● Task requirements: For the records that follow, say how many lines have the word "pnet" in them. Write the number and nothing more.

● Given data:
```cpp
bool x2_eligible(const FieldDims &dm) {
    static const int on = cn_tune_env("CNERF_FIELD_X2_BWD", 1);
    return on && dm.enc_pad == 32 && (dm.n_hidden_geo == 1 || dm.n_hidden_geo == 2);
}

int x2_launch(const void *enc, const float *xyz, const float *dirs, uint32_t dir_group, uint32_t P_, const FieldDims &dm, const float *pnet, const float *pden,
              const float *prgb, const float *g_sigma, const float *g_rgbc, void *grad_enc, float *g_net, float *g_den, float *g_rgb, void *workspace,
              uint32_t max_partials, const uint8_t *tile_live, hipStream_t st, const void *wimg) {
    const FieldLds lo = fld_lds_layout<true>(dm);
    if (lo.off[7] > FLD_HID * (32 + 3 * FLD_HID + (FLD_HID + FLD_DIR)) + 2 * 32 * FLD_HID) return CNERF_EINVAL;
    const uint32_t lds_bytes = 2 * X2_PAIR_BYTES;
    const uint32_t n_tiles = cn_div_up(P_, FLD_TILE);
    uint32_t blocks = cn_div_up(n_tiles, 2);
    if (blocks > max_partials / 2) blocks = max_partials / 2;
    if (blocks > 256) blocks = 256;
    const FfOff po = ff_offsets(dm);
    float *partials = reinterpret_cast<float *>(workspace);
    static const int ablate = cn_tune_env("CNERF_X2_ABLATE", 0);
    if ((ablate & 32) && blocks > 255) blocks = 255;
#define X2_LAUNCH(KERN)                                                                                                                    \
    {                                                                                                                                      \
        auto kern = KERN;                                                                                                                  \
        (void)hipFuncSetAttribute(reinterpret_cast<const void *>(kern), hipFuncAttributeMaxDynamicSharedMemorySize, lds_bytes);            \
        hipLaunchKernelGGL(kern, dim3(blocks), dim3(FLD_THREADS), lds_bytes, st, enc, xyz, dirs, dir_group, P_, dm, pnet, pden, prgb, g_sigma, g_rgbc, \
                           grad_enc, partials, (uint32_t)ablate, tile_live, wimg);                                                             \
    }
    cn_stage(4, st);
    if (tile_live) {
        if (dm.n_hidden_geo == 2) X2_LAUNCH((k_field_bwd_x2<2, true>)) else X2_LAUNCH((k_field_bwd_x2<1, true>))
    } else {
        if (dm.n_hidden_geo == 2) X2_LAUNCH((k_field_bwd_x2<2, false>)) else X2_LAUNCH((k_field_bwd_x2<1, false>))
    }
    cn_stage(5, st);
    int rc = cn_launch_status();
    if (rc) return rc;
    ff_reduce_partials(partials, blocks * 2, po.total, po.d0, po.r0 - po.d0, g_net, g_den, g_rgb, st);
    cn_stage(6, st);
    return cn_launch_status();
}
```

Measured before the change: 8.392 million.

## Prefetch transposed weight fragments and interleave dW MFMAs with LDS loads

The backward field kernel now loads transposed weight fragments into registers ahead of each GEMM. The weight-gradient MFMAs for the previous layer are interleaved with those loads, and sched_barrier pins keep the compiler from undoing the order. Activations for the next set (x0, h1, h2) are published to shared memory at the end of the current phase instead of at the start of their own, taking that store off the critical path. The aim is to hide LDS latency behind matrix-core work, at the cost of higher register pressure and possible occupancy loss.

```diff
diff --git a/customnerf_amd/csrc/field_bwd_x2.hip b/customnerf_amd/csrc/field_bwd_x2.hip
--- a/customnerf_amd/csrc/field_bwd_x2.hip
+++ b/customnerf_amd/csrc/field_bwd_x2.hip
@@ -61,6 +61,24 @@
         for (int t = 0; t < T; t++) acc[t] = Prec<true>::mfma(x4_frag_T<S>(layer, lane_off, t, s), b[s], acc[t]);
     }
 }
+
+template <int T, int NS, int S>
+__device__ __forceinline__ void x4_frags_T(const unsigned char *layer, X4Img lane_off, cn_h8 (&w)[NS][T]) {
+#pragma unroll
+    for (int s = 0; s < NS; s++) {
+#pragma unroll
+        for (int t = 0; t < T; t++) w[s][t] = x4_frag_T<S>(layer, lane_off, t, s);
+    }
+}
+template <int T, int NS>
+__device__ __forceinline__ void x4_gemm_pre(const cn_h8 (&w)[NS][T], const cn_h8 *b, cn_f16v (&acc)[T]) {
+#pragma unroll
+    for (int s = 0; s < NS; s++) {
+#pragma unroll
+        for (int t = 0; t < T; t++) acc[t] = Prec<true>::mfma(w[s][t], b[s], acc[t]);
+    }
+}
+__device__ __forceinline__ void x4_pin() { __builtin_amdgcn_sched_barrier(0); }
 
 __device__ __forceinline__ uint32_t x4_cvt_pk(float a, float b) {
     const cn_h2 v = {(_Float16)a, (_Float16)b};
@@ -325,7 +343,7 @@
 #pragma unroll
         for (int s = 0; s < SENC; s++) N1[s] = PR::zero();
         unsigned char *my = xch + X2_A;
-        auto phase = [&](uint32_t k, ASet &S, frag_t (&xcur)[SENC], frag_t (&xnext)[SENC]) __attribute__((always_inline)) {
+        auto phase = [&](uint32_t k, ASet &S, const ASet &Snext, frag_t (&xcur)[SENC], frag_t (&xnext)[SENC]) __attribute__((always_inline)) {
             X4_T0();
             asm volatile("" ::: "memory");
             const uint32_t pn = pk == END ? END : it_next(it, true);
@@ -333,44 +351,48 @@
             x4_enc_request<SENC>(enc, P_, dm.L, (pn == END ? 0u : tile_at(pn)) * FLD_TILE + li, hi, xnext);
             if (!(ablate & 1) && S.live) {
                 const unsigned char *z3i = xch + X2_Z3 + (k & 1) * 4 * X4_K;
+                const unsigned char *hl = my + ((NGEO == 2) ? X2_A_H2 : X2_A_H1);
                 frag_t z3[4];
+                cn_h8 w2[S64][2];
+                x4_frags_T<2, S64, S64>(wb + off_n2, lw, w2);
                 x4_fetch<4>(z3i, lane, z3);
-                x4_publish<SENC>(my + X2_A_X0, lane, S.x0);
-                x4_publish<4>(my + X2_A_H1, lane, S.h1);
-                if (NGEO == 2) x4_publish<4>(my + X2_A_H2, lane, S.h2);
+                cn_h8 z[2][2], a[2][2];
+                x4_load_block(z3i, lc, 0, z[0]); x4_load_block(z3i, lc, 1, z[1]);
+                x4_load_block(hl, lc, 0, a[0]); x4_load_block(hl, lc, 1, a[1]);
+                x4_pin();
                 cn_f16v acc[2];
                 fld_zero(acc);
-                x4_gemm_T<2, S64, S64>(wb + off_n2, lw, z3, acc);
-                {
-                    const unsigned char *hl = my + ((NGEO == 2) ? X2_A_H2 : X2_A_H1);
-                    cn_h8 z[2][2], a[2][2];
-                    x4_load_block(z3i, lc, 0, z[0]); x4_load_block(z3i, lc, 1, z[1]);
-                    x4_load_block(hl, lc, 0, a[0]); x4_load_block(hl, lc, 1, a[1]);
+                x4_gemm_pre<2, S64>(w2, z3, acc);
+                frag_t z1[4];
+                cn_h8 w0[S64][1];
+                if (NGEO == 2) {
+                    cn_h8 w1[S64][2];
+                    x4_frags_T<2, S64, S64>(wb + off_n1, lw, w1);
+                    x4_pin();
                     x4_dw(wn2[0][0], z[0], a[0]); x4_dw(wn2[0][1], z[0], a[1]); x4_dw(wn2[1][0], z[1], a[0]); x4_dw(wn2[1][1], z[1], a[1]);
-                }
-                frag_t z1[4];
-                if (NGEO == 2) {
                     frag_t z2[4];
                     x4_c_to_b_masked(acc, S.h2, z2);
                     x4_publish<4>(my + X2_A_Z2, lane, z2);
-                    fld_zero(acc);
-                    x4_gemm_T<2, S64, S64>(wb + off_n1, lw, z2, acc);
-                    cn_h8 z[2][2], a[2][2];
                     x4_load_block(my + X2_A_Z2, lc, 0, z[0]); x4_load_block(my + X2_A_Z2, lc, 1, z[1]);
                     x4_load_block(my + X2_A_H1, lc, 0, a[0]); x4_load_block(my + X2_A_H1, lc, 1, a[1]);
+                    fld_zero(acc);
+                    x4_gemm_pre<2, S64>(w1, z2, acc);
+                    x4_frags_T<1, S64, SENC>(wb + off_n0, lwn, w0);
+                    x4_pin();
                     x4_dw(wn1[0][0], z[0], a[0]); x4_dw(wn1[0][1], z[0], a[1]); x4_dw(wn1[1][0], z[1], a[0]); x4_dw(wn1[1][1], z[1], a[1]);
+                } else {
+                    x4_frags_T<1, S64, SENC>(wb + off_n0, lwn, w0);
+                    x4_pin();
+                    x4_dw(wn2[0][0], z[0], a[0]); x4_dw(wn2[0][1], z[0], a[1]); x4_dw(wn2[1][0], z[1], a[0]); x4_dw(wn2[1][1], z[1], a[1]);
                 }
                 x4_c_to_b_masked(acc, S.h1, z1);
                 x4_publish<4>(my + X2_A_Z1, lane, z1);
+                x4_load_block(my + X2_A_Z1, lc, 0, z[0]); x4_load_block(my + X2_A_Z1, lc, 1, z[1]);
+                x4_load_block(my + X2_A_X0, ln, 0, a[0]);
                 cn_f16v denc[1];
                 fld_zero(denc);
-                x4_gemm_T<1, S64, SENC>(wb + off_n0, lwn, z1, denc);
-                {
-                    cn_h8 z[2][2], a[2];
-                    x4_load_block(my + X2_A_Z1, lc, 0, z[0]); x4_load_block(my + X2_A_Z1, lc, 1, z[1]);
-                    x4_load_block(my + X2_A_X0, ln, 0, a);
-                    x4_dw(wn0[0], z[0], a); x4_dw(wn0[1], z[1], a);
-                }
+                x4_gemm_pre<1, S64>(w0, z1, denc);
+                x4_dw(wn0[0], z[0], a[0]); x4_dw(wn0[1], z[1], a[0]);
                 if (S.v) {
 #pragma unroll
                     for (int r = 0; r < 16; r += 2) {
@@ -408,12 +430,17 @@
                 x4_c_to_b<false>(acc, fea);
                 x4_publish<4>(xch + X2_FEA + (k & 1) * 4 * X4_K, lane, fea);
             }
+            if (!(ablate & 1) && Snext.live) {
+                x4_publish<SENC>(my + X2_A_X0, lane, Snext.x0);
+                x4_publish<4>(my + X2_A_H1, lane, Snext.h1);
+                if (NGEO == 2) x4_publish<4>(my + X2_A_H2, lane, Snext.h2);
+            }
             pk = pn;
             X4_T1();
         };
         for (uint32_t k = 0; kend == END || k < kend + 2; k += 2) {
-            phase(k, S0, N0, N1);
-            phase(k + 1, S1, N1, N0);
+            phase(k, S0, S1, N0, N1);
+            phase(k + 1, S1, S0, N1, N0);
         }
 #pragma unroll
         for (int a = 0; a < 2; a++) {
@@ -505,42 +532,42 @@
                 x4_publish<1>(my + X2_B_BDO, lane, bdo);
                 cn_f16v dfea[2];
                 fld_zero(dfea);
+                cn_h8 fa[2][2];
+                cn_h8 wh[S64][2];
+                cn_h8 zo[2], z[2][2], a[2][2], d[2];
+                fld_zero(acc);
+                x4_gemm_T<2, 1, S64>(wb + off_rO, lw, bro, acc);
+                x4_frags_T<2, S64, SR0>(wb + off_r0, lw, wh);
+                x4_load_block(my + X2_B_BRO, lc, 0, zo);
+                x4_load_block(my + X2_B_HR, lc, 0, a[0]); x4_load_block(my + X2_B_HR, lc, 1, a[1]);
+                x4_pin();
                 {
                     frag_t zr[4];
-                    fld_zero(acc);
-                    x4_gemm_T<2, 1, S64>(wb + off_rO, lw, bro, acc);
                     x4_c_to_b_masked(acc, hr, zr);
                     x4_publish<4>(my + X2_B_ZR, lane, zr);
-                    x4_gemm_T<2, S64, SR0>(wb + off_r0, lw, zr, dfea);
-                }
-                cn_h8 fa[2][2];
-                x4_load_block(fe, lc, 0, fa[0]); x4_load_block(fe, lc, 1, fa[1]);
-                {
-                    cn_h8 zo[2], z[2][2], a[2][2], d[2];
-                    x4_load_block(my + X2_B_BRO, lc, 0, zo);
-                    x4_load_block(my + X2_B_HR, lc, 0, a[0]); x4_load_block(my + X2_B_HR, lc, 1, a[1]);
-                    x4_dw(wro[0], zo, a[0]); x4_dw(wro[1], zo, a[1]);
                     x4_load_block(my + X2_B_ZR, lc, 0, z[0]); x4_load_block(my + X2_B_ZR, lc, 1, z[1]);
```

==

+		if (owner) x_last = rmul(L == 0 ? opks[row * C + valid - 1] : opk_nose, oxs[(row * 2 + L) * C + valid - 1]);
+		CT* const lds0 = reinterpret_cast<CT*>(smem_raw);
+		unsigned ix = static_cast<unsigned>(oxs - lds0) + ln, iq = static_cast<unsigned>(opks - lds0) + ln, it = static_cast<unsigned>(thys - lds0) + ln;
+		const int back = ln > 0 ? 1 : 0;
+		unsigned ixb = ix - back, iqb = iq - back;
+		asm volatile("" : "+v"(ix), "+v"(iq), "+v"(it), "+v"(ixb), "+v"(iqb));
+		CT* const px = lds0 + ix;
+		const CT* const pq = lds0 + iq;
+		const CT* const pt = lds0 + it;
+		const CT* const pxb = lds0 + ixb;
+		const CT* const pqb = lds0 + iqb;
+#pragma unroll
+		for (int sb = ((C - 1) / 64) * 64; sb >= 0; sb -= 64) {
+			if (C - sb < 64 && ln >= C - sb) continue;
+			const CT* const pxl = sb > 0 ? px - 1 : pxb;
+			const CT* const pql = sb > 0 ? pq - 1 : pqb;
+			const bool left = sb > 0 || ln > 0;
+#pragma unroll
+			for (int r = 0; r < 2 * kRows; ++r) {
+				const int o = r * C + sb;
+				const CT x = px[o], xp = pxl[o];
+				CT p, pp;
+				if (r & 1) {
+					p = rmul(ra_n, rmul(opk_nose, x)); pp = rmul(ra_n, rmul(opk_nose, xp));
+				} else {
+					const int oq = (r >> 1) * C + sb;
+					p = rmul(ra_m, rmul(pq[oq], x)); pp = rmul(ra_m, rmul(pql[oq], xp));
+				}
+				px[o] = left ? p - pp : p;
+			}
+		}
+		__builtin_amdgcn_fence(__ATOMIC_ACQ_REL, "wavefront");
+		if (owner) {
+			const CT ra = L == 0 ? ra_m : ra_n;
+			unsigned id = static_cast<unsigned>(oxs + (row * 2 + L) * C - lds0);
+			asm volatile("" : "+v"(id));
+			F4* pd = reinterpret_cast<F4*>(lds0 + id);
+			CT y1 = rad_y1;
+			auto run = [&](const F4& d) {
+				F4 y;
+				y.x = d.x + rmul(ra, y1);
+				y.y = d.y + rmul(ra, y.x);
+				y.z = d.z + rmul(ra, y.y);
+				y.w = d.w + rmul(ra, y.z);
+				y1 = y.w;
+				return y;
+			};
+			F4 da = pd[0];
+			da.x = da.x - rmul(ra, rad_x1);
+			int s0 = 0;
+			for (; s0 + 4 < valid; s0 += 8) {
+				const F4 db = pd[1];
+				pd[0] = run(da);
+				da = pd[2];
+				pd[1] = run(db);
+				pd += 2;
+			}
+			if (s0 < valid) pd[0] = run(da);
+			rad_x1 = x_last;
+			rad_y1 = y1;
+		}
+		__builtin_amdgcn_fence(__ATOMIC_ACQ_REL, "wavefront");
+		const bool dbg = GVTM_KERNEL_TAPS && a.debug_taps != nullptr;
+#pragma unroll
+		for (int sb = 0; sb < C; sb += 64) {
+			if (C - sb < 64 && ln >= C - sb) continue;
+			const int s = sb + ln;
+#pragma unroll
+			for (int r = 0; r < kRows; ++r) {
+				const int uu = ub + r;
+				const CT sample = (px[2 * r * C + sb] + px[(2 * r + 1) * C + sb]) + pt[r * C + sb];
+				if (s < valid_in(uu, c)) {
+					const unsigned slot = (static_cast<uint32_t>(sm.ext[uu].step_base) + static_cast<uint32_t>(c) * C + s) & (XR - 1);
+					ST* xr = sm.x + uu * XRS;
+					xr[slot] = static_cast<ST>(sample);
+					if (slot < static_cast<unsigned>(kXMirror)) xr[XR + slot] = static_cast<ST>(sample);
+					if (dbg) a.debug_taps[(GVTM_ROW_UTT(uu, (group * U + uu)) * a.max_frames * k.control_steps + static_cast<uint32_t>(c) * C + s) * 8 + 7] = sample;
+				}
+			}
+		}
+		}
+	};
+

● Task answer: 2